Binding sites of TF involved in retinoic acid metabolism and in transcription regulation by RNA polymerase II are present exclusively in SARS-CoV-2 genome isolated from humans
We then compared TFBS present in the SARS-CoV-2 sequence isolated from Italian patients (Supplementary Table S1) and those present in the sequence of bat CoV RaTG13 (Supplementary Table S3). Interestingly, we found that 22 TFBS were present exclusively in the genomic region of SARS-CoV-2 isolated from humans and not in the virus isolated from bats (Table 3); among these, six TFBS were near the starting site of each of the viral gene or ORF considering a range of ±1000 bases from the starting sites (Supplementary Table S4). Moreover, we performed a network analysis and found that the 22 TF formed a significant network (8.27e-13, Fig. 4) showing the involvement of TF in the retinoic acid signalling through the direct binding of the retinoic acid receptor RXR-alpha gene by NR1H3, KLF5, THRB and PAX6 TF (Fig. 4).
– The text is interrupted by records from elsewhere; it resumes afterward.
template <bool F32>
struct Op {
  static constexpr int ES = F32 ? 4 : 2;
  static constexpr int KS = F32 ? 16 : 32;
};
typedef unsigned u32x4f __attribute__((ext_vector_type(4)));

template <bool F32>
__host__ __device__ constexpr int apitch(int K) { return K * Op<F32>::ES + 16; }

struct FusedArgs {
  DvtGridTable T;
  DvtShadowLayout S;
  DvtTLayout TL;
  int n, lattice;
  int xcd_group;
  float grad_scale;
  long long off_grid, off_b1, off_b2, off_G, off_bh1, off_bh2, off_bh3;
  DvtFusedFit f[DVT_FIT_BATCH_MAX];
};

__device__ __forceinline__ uint16_t bf16_of(float v) { return (uint16_t)(dvt_pack_bf16x2(v, 0.f) & 0xffffu); }

template <int NC, int FR, int FW, bool F32>
__device__ __forceinline__ void store_T(const char* img, void* __restrict__ dstTv, int B, int b0, int tid) {
  constexpr int RPP = F32 ? 4 : 8;
  for (int item = tid; item < NC * (FR / RPP); item += 64 * FW) {
    const int grp = item / NC, col = item - grp * NC;
    const int brow = b0 + grp * RPP;
    const char* src = img + grp * RPP * apitch<F32>(NC) + col * Op<F32>::ES;
    if constexpr (F32) {
      const int sg = brow >> 4, g = (brow >> 2) & 3;
      float4 v;
      v.x = *reinterpret_cast<const float*>(src);
      v.y = *reinterpret_cast<const float*>(src + apitch<F32>(NC));
      v.z = *reinterpret_cast<const float*>(src + 2 * apitch<F32>(NC));
      v.w = *reinterpret_cast<const float*>(src + 3 * apitch<F32>(NC));
      const long long off = ((long long)(col >> 4) * (B >> 4) + sg) * 256 + (((g << 4) + (col & 15)) << 2);
      *reinterpret_cast<float4*>(static_cast<float*>(dstTv) + off) = v;
    } else {
      const int kstep = brow >> 5, g = (brow >> 3) & 3;
      uint32_t w[4];
#pragma unroll
      for (int j = 0; j < 4; ++j) {
        const uint32_t lo = *reinterpret_cast<const uint16_t*>(src + (2 * j) * apitch<F32>(NC));
        const uint32_t hi = *reinterpret_cast<const uint16_t*>(src + (2 * j + 1) * apitch<F32>(NC));
        w[j] = lo | (hi << 16);
      }
      const long long off = ((long long)(col >> 4) * (B >> 5) + kstep) * 512 + (((g << 4) + (col & 15)) << 3);
      *reinterpret_cast<uint4*>(static_cast<uint16_t*>(dstTv) + off) = make_uint4(w[0], w[1], w[2], w[3]);
    }
  }
}

template <int K, int N, bool RELU, bool MASK, int RB, int FW, bool F32>
__device__ __forceinline__ void mlp_layer(const char* actA, const void* __restrict__ Wv,
                                          const float* __restrict__ bias, char* act_out,
                                          float* __restrict__ gout, const char* mask, int wave, int lane) {
  constexpr int KS = Op<F32>::KS, ES = Op<F32>::ES;
  constexpr int NTILES = N / 16, NT = (NTILES + FW - 1) / FW, S = K / KS;
  constexpr int INFL = FW == 8 ? 24 : 16;
  constexpr int PD0 = INFL / NT > 16 ? 16 : (INFL / NT < 1 ? 1 : INFL / NT);
  constexpr int PD = PD0 < S ? PD0 : S;
  static_assert(K % KS == 0 && N % 16 == 0, "layer shape");
  const int lc = lane & 15, g = lane >> 4;
  f32x4 acc[RB][NT];
  const char* wp[NT];
#pragma unroll
  for (int i = 0; i < NT; ++i) {
#pragma unroll
    for (int rb = 0; rb < RB; ++rb) acc[rb][i] = (f32x4){0.f, 0.f, 0.f, 0.f};
    const int t = wave + FW * i;
    const int tt = (NTILES % FW == 0 || t < NTILES) ? t : 0;
    wp[i] = static_cast<const char*>(Wv) + (size_t)tt * S * 1024 + lane * 16;
  }
  u32x4f b[PD][NT];
#pragma unroll
  for (int p = 0; p < PD; ++p)
#pragma unroll
    for (int i = 0; i < NT; ++i) b[p][i] = *reinterpret_cast<const u32x4f*>(wp[i] + 1024 * p);
  __builtin_amdgcn_sched_barrier(0);
  const char* ap = actA + lc * apitch<F32>(K) + g * 16;
#pragma unroll
  for (int s = 0; s < S; ++s) {
    u32x4f av[RB];
#pragma unroll
    for (int rb = 0; rb < RB; ++rb) av[rb] = *reinterpret_cast<const u32x4f*>(ap + rb * 16 * apitch<F32>(K) + s * 64);
    if constexpr (F32) {
#pragma unroll
      for (int j = 0; j < 4; ++j)
#pragma unroll
        for (int i = 0; i < NT; ++i)
#pragma unroll
          for (int rb = 0; rb < RB; ++rb)
            acc[rb][i] = __builtin_amdgcn_mfma_f32_16x16x4f32(__uint_as_float(av[rb][j]), __uint_as_float(b[s % PD][i][j]),
                                                              acc[rb][i], 0, 0, 0);
    } else {
#pragma unroll
      for (int i = 0; i < NT; ++i)
#pragma unroll
        for (int rb = 0; rb < RB; ++rb)
          acc[rb][i] = __builtin_amdgcn_mfma_f32_16x16x32_bf16(__builtin_bit_cast(bf16x8, av[rb]),
                                                               __builtin_bit_cast(bf16x8, b[s % PD][i]), acc[rb][i], 0, 0, 0);
    }
    if (s + PD < S) {
#pragma unroll
      for (int i = 0; i < NT; ++i) b[s % PD][i] = *reinterpret_cast<const u32x4f*>(wp[i] + 1024 * (s + PD));
    }
    __builtin_amdgcn_sched_barrier(0);
  }
#pragma unroll
  for (int i = 0; i < NT; ++i) {
    const int t = wave + FW * i;
    if (NTILES % FW != 0 && t >= NTILES) continue;
    const int n = t * 16 + lc;
    const float bv = bias != nullptr ? bias[n] : 0.f;
#pragma unroll
    for (int rb = 0; rb < RB; ++rb)
#pragma unroll
      for (int r = 0; r < 4; ++r) {
        const int row = rb * 16 + 4 * g + r;
        float v = acc[rb][i][r] + bv;
        if (RELU) v = fmaxf(v, 0.f);
        if (MASK) {
          if constexpr (F32) {
            v = *reinterpret_cast<const float*>(mask + row * apitch<F32>(N) + n * ES) > 0.f ? v : 0.f;
          } else {
            const uint16_t m = *reinterpret_cast<const uint16_t*>(mask + row * apitch<F32>(N) + n * ES);
            v = (m != 0 && !(m & 0x8000u)) ? v : 0.f;
          }
        }
        if (act_out != nullptr) {
          if constexpr (F32) *reinterpret_cast<float*>(act_out + row * apitch<F32>(N) + n * ES) = v;
          else *reinterpret_cast<uint16_t*>(act_out + row * apitch<F32>(N) + n * ES) = bf16_of(v);
        }
        if (gout != nullptr) gout[(size_t)row * N + n] = v;
      }
  }
}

In addition, the functional enrichment analysis showed that most significant biological processes in which these genes are involved were constituted by the regulation of transcription by RNA polymerase II (false discovery rate = 9.88e-05).
Table 3.
TF name | TF ID | Start position | End position | Core match score | Matrix match score | Sequence |
---|---|---|---|---|---|---|
THRB (var. 2) | MA1575.1 | 5940 | 5958 | 0.964 | 0.858 | TTGACCCTAAGTTGGACAA |
GLIS2 | MA0736.1 | 21633 | 21646 | 1 | 0.85 | TACCCCCTGCATAC |
TFAP2A | MA0003.4 | 22207 | 22220 | 1 | 0.962 | TCTCCCTCAGGGTT |
PAX6 | MA0069.1 | 17674 | 17687 | 1 | 0.878 | ATCACGCATGATGT |
MZF1 | MA0056.2 | 29830 | 29842 | 1 | 0.952 | GCTATCCCCATGT |
KLF4 | MA0039.4 | 11749 | 11760 | 1 | 0.885 | ACTCCCACCCAA |
SP9 | MA1564.1 | 6188 | 6199 | 0.901 | 0.871 | TACACACCCTCT |
SP9 | MA1564.1 | 11746 | 11757 | 0.899 | 0.857 | ACTACTCCCACC |
Nr1h3::Rxra | MA0494.1 | 241 | 259 | 0.962 | 0.877 | TGTCCGGGTGTGACCGAAA |
Nr1h3::Rxra | MA0494.1 | 20175 | 20193 | 0.962 | 0.904 | TGTCCAACAATTACCTGAA |
E2F1 | MA0024.3 | 671 | 682 | 1 | 0.912 | TACGGCGCCGAT |
EGR1 | MA0162.4 | 11747 | 11760 | 1 | 0.901 | CTACTCCCACCCAA |
KLF11 | MA1512.1 | 6188 | 6198 | 0.933 | 0.912 | TACACACCCTC |
TBXT | MA0009.2 | 2506 | 2521 | 0.946 | 0.883 | TCCCACAGAAGTGTTA |
E2F6 | MA0471.2 | 23604 | 23616 | 1 | 0.883 | CTCGGCGGGCACG |
E2F4 | MA0470.2 | 670 | 683 | 1 | 0.873 | TTACGGCGCCGATC |
KLF16 | MA0741.1 | 6188 | 6198 | 0.908 | 0.9 | TACACACCCTC |
Ebf2 | MA1604.1 | 6662 | 6674 | 0.913 | 0.908 | GTCCCTTGGGATA |
ZBTB14 | MA1650.1 | 6358 | 6369 | 1 | 0.855 | GGACGCGCAGGG |
EGR4 | MA0733.1 | 11747 | 11762 | 0.893 | 0.882 | CTACTCCCACCCAAGA |
SP8 | MA0747.1 | 6188 | 6199 | 0.96 | 0.892 | TACACACCCTCT |
SP8 | MA0747.1 | 11746 | 11757 | 0.964 | 0.876 | ACTACTCCCACC |
KLF5 | MA0599.1 | 11750 | 11759 | 0.999 | 0.888 | CTCCCACCCA |
EBF3 | MA1637.1 | 6662 | 6674 | 0.912 | 0.918 | GTCCCTTGGGATA |
KLF9 | MA1107.2 | 6186 | 6201 | 1 | 0.886 | ACTACACACCCTCTTT |
We considered a range of ±1000 bases from starting sites. Abbreviations: ORF, open reading frame; SARS-CoV-2, severe acute respiratory syndrome coronavirus 2; TF, transcription factor.
Discussion
The CoV RNA synthesis is performed by a multienzymatic replicase complex together with cellular factors; the process requires the specific recognition of RNA cis-acting signals located in the virus genome. Cellular proteins are involved in CoV RNA synthesis together with the p100 transcriptional coactivator protein [8,17]. A strong interaction between host cell and virus replication and transcription processes exists in viruses of the Coronaviridae family [18]. In the absence of a specific mechanism for the control of the cell and its replicative machinery for the synthesis of viral products, CoV infection affects both host cell transcription and translation, and both viral and cellular proteins are required for replication and transcription [7].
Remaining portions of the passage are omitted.